Der ganze Streit wirkt irgendwie ältlich. Schnee von gestern über der Eisscholle des Kalten Krieges, die nicht auftauen will. Selbst die Westberliner Inselpostille Tagesspiegel, die noch täglich als Service für ihre Leser die Stadt erbsenzählend in Ostteil und Westteil selektiert und die gerade erst in einem Leitartikel wehmütig wurde, weil die Nofretete von Charlottenburg auf die Museumsinsel zog, um dann festzustellen, dass sie dort schon vorher war, selbst diese Zeitung stellte tapfer die Frage, ob wirklich jemand das ganze West-Berlin zurück wolle. Erinnerung versüßt. Weshalb der Autor der richtigen Meinung ist, die Stadthälfte werde geistig-moralisch immer größer, je länger sie abgeschafft sei. Das kennen die Ostler schon: Es war doch nicht alles schlecht.
In der Stadt herrscht noch immer Klaustrophilie. Für eine Metropole, die weltoffen sein will, ein deprimierender Zustand. Eine jüngst veröffentlichte Umfrage ergab, dass seit dem Mauerfall 70 Prozent der Anwohner der Wollankstraße (West), einer belebten Magistrale im Norden Berlins, noch nie unter der S-Bahnbrücke hindurch auf die östliche Seite der Straße gegangen sind.
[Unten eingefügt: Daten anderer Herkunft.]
# frankcholula/sapr

Hardware: AMD Instinct MI355X
Metric: frames/sec MFCC+Viterbi (16kHz, 13-MFCC, 8-state HMM) (higher is better)
Workload: dtype f32 (MFCC) + f64 (trellis); 1 GPU; configs[1]+[2]: 16 kHz 1 s utterances -> 13 MFCC (25 ms/10 ms, n_fft 512, 40 mels) -> Viterbi vs 11 word models x 8 emitting states (decoder.py API), features materialised in HBM; utterances_per_gpu=100000, frames_per_utterance=101, word_models=11, states=10, parallelism=utterance-shard x1, decoder=pruned

## Files before the change

### sapr_amd/csrc/mfcc.hip

```cpp
#include <cmath>
#include <algorithm>
#include <cstdlib>
#include <cstring>
#include <functional>
#include <mutex>
#include <type_traits>
#include <vector>

#include "sapr_common.h"

#pragma clang fp contract(fast)

#ifndef SAPR_ABLATE
#define SAPR_ABLATE 0
#endif

namespace sapr {
namespace {

constexpr int kThreads = 256;
constexpr int kWaves = kThreads / kWave;
constexpr double kPi = 3.14159265358979323846264338327950288;

typedef float f32x4 __attribute__((ext_vector_type(4)));
// ... 1213 lines not shown
    const char *sel = std::getenv("SAPR_MFCC_MEL");
    d.mel_bf16 = (d.ksr && sel && std::strcmp(sel, "bf16") == 0) ? 1 : 0;
  }
  auto lds_total = [&](int ml) {
    const int tp = d.two_pass ? 0 : d.t_pad;
    return R == 16 ? lds_layout<16>(tp, d.lm_stride, d.total_ks, ml, d.n_mels, d.stage_floats).total
                   : lds_layout<32>(tp, d.lm_stride, d.total_ks, ml, d.n_mels, d.stage_floats).total;
  };
  auto pick_mel = [&]() {
    if (d.ksr) return 0;
    return lds_total(1) <= 80 * 1024 || (lds_total(0) > 80 * 1024 && lds_total(1) <= 160 * 1024) ? 1 : 0;
  };
  d.mel_in_lds = pick_mel();
  if (!d.two_pass && lds_total(d.mel_in_lds) > 160 * 1024) {
    d.two_pass = 1;
    d.mel_in_lds = pick_mel();
  }
  if (!d.two_pass && lds_total(d.mel_in_lds) > 80 * 1024) {
    const char *keep = std::getenv("SAPR_MFCC_FUSED");
    MfccDev t = d;
    t.two_pass = 1;
    auto total_of = [&](const MfccDev &x, int ml) {
      return R == 16 ? lds_layout<16>(0, x.lm_stride, x.total_ks, ml, x.n_mels, x.stage_floats).total
                     : lds_layout<32>(0, x.lm_stride, x.total_ks, ml, x.n_mels, x.stage_floats).total;
    };
    const int ml2 = t.ksr ? 0 : ((total_of(t, 1) <= 80 * 1024 || (total_of(t, 0) > 80 * 1024 && total_of(t, 1) <= 160 * 1024)) ? 1 : 0);
    if (!(keep && keep[0] == '1') && total_of(t, ml2) <= 80 * 1024) {
      d.two_pass = 1;
      d.mel_in_lds = ml2;
    }
  }
  pl->lds_bytes = static_cast<size_t>(lds_total(d.mel_in_lds));
  if (pl->lds_bytes > 160 * 1024) {
    (void)hipFree(devbuf);
    const size_t need = pl->lds_bytes;
    delete pl;
    return fail(SAPR_ERR_UNSUPPORTED, "configuration needs %zu bytes of LDS (> 160 KiB)", need);
  }
  if (d.wave_s4) {
    d.two_pass = 1;
    pl->wave_rlo = (d.r_lo >= 1 && d.r_hi <= 15) ? 1 : 0;
    pl->wave_rhi = (d.r_lo >= 1 && d.r_hi <= 15) ? 15 : 16;
    pl->wave_lds = static_cast<size_t>(wave_lds(d.wave_s4, wave_region_floats(d.n_mels, d.deltas)).total);
    pl->lds_bytes = pl->wave_lds;
    hipError_t oe = wave_dispatch(*pl, &pl->wave_blocks_per_cu, nullptr, nullptr, nullptr, 0, 0, 1, nullptr, nullptr,
                                  nullptr, 0, nullptr);
    if (oe != hipSuccess || pl->wave_blocks_per_cu < 1) {
      (void)hipFree(devbuf);
      delete pl;
      return hip_fail(oe, "occupancy query (mfcc_wave_kernel)");
    }
    if (const char *sl = std::getenv("SAPR_MFCC_SLICES")) {
      const int v = std::atoi(sl);
      pl->slices_env = v < 1 ? 0 : (v > kMaxSlices ? kMaxSlices : v);
    }
    {
      int dev = 0, lds_cu = 0;
      if (hipGetDevice(&dev) != hipSuccess ||
          hipDeviceGetAttribute(&lds_cu, hipDeviceAttributeMaxSharedMemoryPerMultiprocessor, dev) != hipSuccess ||
          lds_cu < 64 * 1024)
        lds_cu = 160 * 1024;
      constexpr int kGranule = 320 * 4;
      const int spec = align_up(static_cast<int>(pl->wave_lds), kGranule) * pl->wave_blocks_per_cu;
      const int fin = align_up(static_cast<int>(wave_finish_lds(d.n_mels, d.deltas)), kGranule);
      const int fit = spec < lds_cu ? (lds_cu - spec) / fin : 0;
      pl->finish_beside = fit < 1 ? 1 : (fit > SAPR_FINISH_OCC ? SAPR_FINISH_OCC : fit);
    }
  }
  *plan_out = pl;
  return 0;
}

extern "C" int sapr_mfcc_plan_destroy(void *plan) {
  if (!plan) return 0;
  MfccPlan *pl = static_cast<MfccPlan *>(plan);
  plan_side_destroy(*pl, nullptr);
  if (pl->buffer) (void)hipFree(pl->buffer);
  delete pl;
  return 0;
}

extern "C" int sapr_mfcc_plan_info(const void *plan, int32_t *d_out, int32_t *max_frames,
                                   int64_t *lds_bytes, int32_t *mel_ksteps) {
  SAPR_REQUIRE(plan != nullptr, "plan is NULL");
  const MfccPlan *pl = static_cast<const MfccPlan *>(plan);
  if (d_out) *d_out = pl->dev.d_out;
  if (max_frames) *max_frames = pl->dev.two_pass ? 0 : pl->dev.t_pad;
  if (lds_bytes) *lds_bytes = static_cast<int64_t>(pl->lds_bytes);
  if (mel_ksteps) *mel_ksteps = pl->dev.total_ks;
  return 0;
}

extern "C" int sapr_mfcc_batch_stamped(const void *plan, const float *pcm, const int64_t *sample_offsets,
                                       const int64_t *frame_offsets, int64_t n_utts, float *out,
                                       int32_t grid_blocks, uint64_t *stamps, void *stream) {
  SAPR_REQUIRE(plan && pcm && sample_offsets && frame_offsets && out && stamps, "NULL pointer argument");
  const MfccPlan *pl = static_cast<const MfccPlan *>(plan);
  SAPR_REQUIRE(pl->R == 16 && pl->dev.preemph == 0.f && pl->dev.ksr == kKsr, "stamped build: bench preset only");
  SAPR_REQUIRE(grid_blocks > 0 && grid_blocks <= n_utts, "bad grid");
  if (pl->dev.mel_bf16) {
    if (pl->lds_bytes > 64 * 1024)
      SAPR_HIP_TRY(hipFuncSetAttribute(reinterpret_cast<const void *>(&mfcc_kernel<16, false, false, kKsr, true, false, true>),
                                       hipFuncAttributeMaxDynamicSharedMemorySize, static_cast<int>(pl->lds_bytes)));
    SAPR_LAUNCH((mfcc_kernel<16, false, false, kKsr, true, false, true>), dim3(grid_blocks), dim3(kThreads),
                pl->lds_bytes, as_stream(stream), pcm, sample_offsets, frame_offsets, n_utts, pl->dev, out,
                reinterpret_cast<unsigned long long *>(stamps));
  } else {
    if (pl->lds_bytes > 64 * 1024)
      SAPR_HIP_TRY(hipFuncSetAttribute(reinterpret_cast<const void *>(&mfcc_kernel<16, false, false, kKsr, true>),
                                       hipFuncAttributeMaxDynamicSharedMemorySize, static_cast<int>(pl->lds_bytes)));
    SAPR_LAUNCH((mfcc_kernel<16, false, false, kKsr, true>), dim3(grid_blocks), dim3(kThreads), pl->lds_bytes,
                as_stream(stream), pcm, sample_offsets, frame_offsets, n_utts, pl->dev, out,
                reinterpret_cast<unsigned long long *>(stamps));
  }
  SAPR_HIP_TRY(hipGetLastError());
  return 0;
}

extern "C" int sapr_mfcc_workspace_bytes(const void *plan, int64_t total_frames, int64_t n_utts, size_t *bytes) {
  SAPR_REQUIRE(plan && bytes && total_frames >= 0 && n_utts >= 0, "bad arguments");
  const MfccPlan *pl = static_cast<const MfccPlan *>(plan);
  *bytes = pl->dev.two_pass
               ? (static_cast<size_t>(total_frames) * pl->dev.n_mels + static_cast<size_t>(n_utts)) * sizeof(float) + 256
               : 0;
  return 0;
}

extern "C" int sapr_mfcc_batch(const void *plan, const float *pcm, const int64_t *sample_offsets,
                               const int64_t *frame_offsets, int64_t n_utts, int64_t total_frames, float *out,
                               int32_t grid_blocks, void *workspace, size_t workspace_size, void *stream) {
  SAPR_REQUIRE(plan != nullptr, "plan is NULL");
  SAPR_REQUIRE(n_utts >= 0 && total_frames >= 0, "bad sizes");
  if (n_utts == 0) return 0;
  SAPR_REQUIRE(pcm && sample_offsets && frame_offsets && out, "NULL pointer argument");
  const MfccPlan *pl = static_cast<const MfccPlan *>(plan);
  int dev = 0, cus = 256;
  SAPR_HIP_TRY(hipGetDevice(&dev));
  SAPR_HIP_TRY(hipDeviceGetAttribute(&cus, hipDeviceAttributeMultiprocessorCount, dev));
  int grid = grid_blocks;
  if (grid <= 0) {
    const int per_cu = static_cast<int>((160 * 1024) / pl->lds_bytes);
    const int cap = 3;
    grid = cus * (per_cu < 1 ? 1 : (per_cu > cap ? cap : per_cu));
  }
  if (grid > n_utts) grid = static_cast<int>(n_utts);
  hipStream_t st = as_stream(stream);
  if (!pl->dev.two_pass) {
    if (pl->R == 16)
      SAPR_HIP_TRY((launch<16, false>(*pl, pcm, sample_offsets, frame_offsets, n_utts, out, grid, st, nullptr, nullptr)));
    else
      SAPR_HIP_TRY((launch<32, false>(*pl, pcm, sample_offsets, frame_offsets, n_utts, out, grid, st, nullptr, nullptr)));
    return 0;
  }
  const size_t need = (static_cast<size_t>(total_frames) * pl->dev.n_mels + static_cast<size_t>(n_utts)) * sizeof(float) + 256;
  if (!workspace || workspace_size < need)
    return fail(SAPR_ERR_WORKSPACE, "two-pass MFCC plan needs a %zu-byte workspace (sapr_mfcc_workspace_bytes)", need);
  float *lm = static_cast<float *>(workspace);
  unsigned *gmax = reinterpret_cast<unsigned *>(lm + static_cast<size_t>(total_frames) * pl->dev.n_mels);
  if (pl->dev.wave_s4) {
    const int full_grid = cus * pl->wave_blocks_per_cu;
    const int64_t n_waves_full = static_cast<int64_t>(full_grid) * kWaves;
    const size_t flds = wave_finish_lds(pl->dev.n_mels, pl->dev.deltas);
    const int64_t *fo_end = frame_offsets + n_utts;
    auto finish = [&](hipStream_t s, int64_t u0, int64_t n, int fgrid, int fill) -> hipError_t {
      const int64_t fwaves = static_cast<int64_t>(fgrid) * kWaves;
      int fsplit = 1;
      if (n < fwaves) {
        fsplit = static_cast<int>(std::min<int64_t>(8, fwaves / n));
        const int64_t need_blocks = (n * fsplit + kWaves - 1) / kWaves;
        if (need_blocks < fgrid) fgrid = static_cast<int>(need_blocks);
      }
      SAPR_LAUNCH(mfcc_wave_finish_kernel, dim3(fgrid), dim3(kThreads), flds, s, lm, gmax + u0, frame_offsets + u0, n,
                  pl->dev, out, fsplit, total_frames, fo_end, fill);
      return hipGetLastError();
    };

    int n_slices = 1;
    if (grid_blocks <= 0 && pl->slices_env != 1) {
      if (pl->slices_env > 1) {
        n_slices = pl->slices_env;
      } else {
        n_slices = kDefaultSlices;
        const int64_t fwaves = static_cast<int64_t>(cus) * SAPR_FINISH_OCC * kWaves;
        while (n_slices > 1 && (n_utts / n_slices < fwaves || total_frames / n_slices < 4 * kSliceMinSets * n_waves_full))
          n_slices >>= 1;
      }
      if (n_slices > n_utts) n_slices = static_cast<int>(n_utts);
      if (n_slices > 1) {
        hipStreamCaptureStatus cap = hipStreamCaptureStatusNone;
        if (hipStreamIsCapturing(st, &cap) != hipSuccess || cap != hipStreamCaptureStatusNone) {
          (void)hipGetLastError();
          n_slices = 1;
        }
      }
    }
    if (n_slices > 1) {
      std::lock_guard<std::mutex> lock(pl->side_mu);
      if (!pl->side_tried) {
        pl->side_tried = true;
        int least = 0, greatest = 0;
        hipStream_t s = nullptr;
        bool ok = hipDeviceGetStreamPriorityRange(&least, &greatest) == hipSuccess &&
                  hipStreamCreateWithPriority(&s, hipStreamNonBlocking, least) == hipSuccess;
        for (int k = 0; ok && k < kMaxSlices; ++k) {
          hipEvent_t *e = k < kMaxSlices - 1 ? &pl->ev_spec[k] : &pl->ev_side;
          ok = hipEventCreateWithFlags(e, hipEventDisableTiming) == hipSuccess;
        }
        if (ok) {
          pl->side = s;
        } else {
          (void)hipGetLastError();
          plan_side_destroy(*pl, s);
        }
      }
      if (pl->side) {
        SAPR_HIP_TRY(hipMemsetAsync(gmax, 0, static_cast<size_t>(n_utts) * sizeof(unsigned), st));
        const int beside_grid = cus * pl->finish_beside;
        for (int k = 0; k < n_slices; ++k) {
          const int64_t u0 = n_utts * k / n_slices, n = n_utts * (k + 1) / n_slices - u0;
          SAPR_HIP_TRY(wave_dispatch(*pl, nullptr, pcm, sample_offsets + u0, frame_offsets + u0, n, full_grid, 0, st, lm,
                                     gmax + u0, total_frames, fo_end));
          if (k + 1 < n_slices) {
            SAPR_HIP_TRY(hipEventRecord(pl->ev_spec[k], st));
            SAPR_HIP_TRY(hipStreamWaitEvent(pl->side, pl->ev_spec[k], 0));
            SAPR_HIP_TRY(finish(pl->side, u0, n, beside_grid, 0));
          } else {
            SAPR_HIP_TRY(finish(st, u0, n, cus * SAPR_FINISH_OCC, 1));
          }
        }
        SAPR_HIP_TRY(hipEventRecord(pl->ev_side, pl->side));
        SAPR_HIP_TRY(hipStreamWaitEvent(st, pl->ev_side, 0));
        return 0;
      }
    }
    int wgrid = grid_blocks > 0 ? grid_blocks : full_grid;
    const int64_t n_waves = static_cast<int64_t>(wgrid) * kWaves;
    int64_t span = (total_frames + n_waves - 1) / n_waves;
    span = span < 4 ? 4 : (span + 3) / 4 * 4;
    const int64_t need_blocks = ((total_frames + span - 1) / span + kWaves - 1) / kWaves;
    if (need_blocks < wgrid) wgrid = static_cast<int>(need_blocks < 1 ? 1 : need_blocks);
    SAPR_HIP_TRY(hipMemsetAsync(gmax, 0, static_cast<size_t>(n_utts) * sizeof(unsigned), st));
    SAPR_HIP_TRY(wave_dispatch(*pl, nullptr, pcm, sample_offsets, frame_offsets, n_utts, wgrid, span, st, lm, gmax,
                               total_frames, fo_end));
    SAPR_HIP_TRY(finish(st, 0, n_utts, cus * SAPR_FINISH_OCC, 1));
    return 0;
  } else if (pl->R == 16)
    SAPR_HIP_TRY((launch<16, true>(*pl, pcm, sample_offsets, frame_offsets, n_utts, out, grid, st, lm, gmax)));
  else
    SAPR_HIP_TRY((launch<32, true>(*pl, pcm, sample_offsets, frame_offsets, n_utts, out, grid, st, lm, gmax)));
  int fgrid = cus * 6;
  if (fgrid > n_utts) fgrid = static_cast<int>(n_utts);
  SAPR_LAUNCH(mfcc_finish_kernel, dim3(fgrid), dim3(kThreads), finish_lds_bytes(pl->dev), st, lm, gmax, frame_offsets,
              n_utts, pl->dev, out);
  SAPR_HIP_TRY(hipGetLastError());
  return 0;
}
```

### sapr_amd/csrc/mfcc_wave.h

```cpp
#pragma once

constexpr int kWRowPad = 18;
constexpr int kWGroup = 16 * kWRowPad;
constexpr int kWRegion = 4 * kWGroup;
#include "mfcc_wave_pack.h"

struct WaveLds {
  int win, twab, twu, mela, dtab, scr, total;
};
__host__ __device__ inline int wave_region_floats(int, int) { return kWRegion; }
__host__ __device__ inline WaveLds wave_lds(int s4, int region_floats) {
  WaveLds L;
  int o = 0;
  L.win = o;
  o += 512 * 4;
  L.twab = o;
  o += 256 * 8;
  L.twu = o;
  o += 128 * 8;
  L.mela = o;
  o += s4 * kWave * 16;
  L.dtab = o;
  o += 2 * 81 * 4 + 8;
  L.scr = o;
// ... 161 lines not shown
#pragma unroll
        for (int c4 = 0; c4 < 4; ++c4) {
          const int idx = lane + kWave * c4;
          if (idx < rows * P.n_mfcc) {
            const int tl = static_cast<int>((static_cast<float>(idx) + 0.5f) * inv_nm), c = idx - tl * P.n_mfcc;
            const int t = 16 * e + tl;
            float d1 = 0.f, d2 = 0.f;
            if (t >= 4 && t < T - 4) {
#pragma unroll
              for (int k = 0; k < 9; ++k) {
                const float x = ceps(t - 4 + k, c);
                d1 += dc1[k] * x;
                d2 += dc2[k] * x;
              }
            } else {
              const int row = t < 4 ? 1 + t : 5 + (t - (T - 4)), t0 = t < 4 ? 0 : T - 9;
#pragma unroll
              for (int k = 0; k < 9; ++k) {
                const float x = ceps(t0 + k, c);
                d1 += s_dtab[row * 9 + k] * x;
                d2 += s_dtab[81 + row * 9 + k] * x;
              }
            }
            float *ot = o + tl * P.d_out + c;
            ot[0] = ceps(t, c);
            ot[P.n_mfcc] = d1;
            ot[2 * P.n_mfcc] = d2;
          }
        }
      }
      wave_fence();
    }
  };
  float4 t0[4], t1[4], t2[4];
  if (first < last) fetch(first, t0);
  if (first + 1 < last) fetch(first + 1, t1);
  if (first + 2 < last) fetch(first + 2, t2);
  const int end = last + (deltas ? 1 : 0);
  for (int base = first; base < end; base += 3) {
    tile(base, t0);
    if (base + 1 < end) tile(base + 1, t1);
    if (base + 2 < end) tile(base + 2, t2);
  }
}
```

Die besondere politische Einheit Westberlin, wie sie einst von Chruschtschow und Ulbricht gefordert wurde, funktioniert anscheinend freiwillig. Vielleicht liegt in diesen Verhaltensmustern aus dem Kalten Krieg auch die große Angst vor der Schließung des Bahnhofs Zoo für ICEs. Jahrzehntelange Symbole (Zoo - das Tor zur Freiheit) verschwinden und lösen völlig irrationale Ängste aus. Der neue Hauptbahnhof, dieses milliardenschwere Projekt, das seit Jahren bekannt ist, liegt nur drei S-Bahn-Stationen östlich vom Zoo. Die Monatszeitschrift Signal teilte den Lesern beruhigend mit, das sei noch britischer Sektor. Für eine Pastorin, die Unterschriften gegen den Hauptbahnhof sammelt, liegt die Station "in der Walachei". Man könnte auch deutsches Regierungsviertel sagen. Glücklich die Stadt, die solche Probleme hat. Denken wir und hören gleichzeitig vom anderen Ufer einen leise anschwellenden, leicht bockigen Gesang: "Der Insulaner hofft unbeirrt, dass seine Halbstadt wieder ´n schönet Eiland wird. Ach wär´ dis schön". Klappt wahrscheinlich nicht.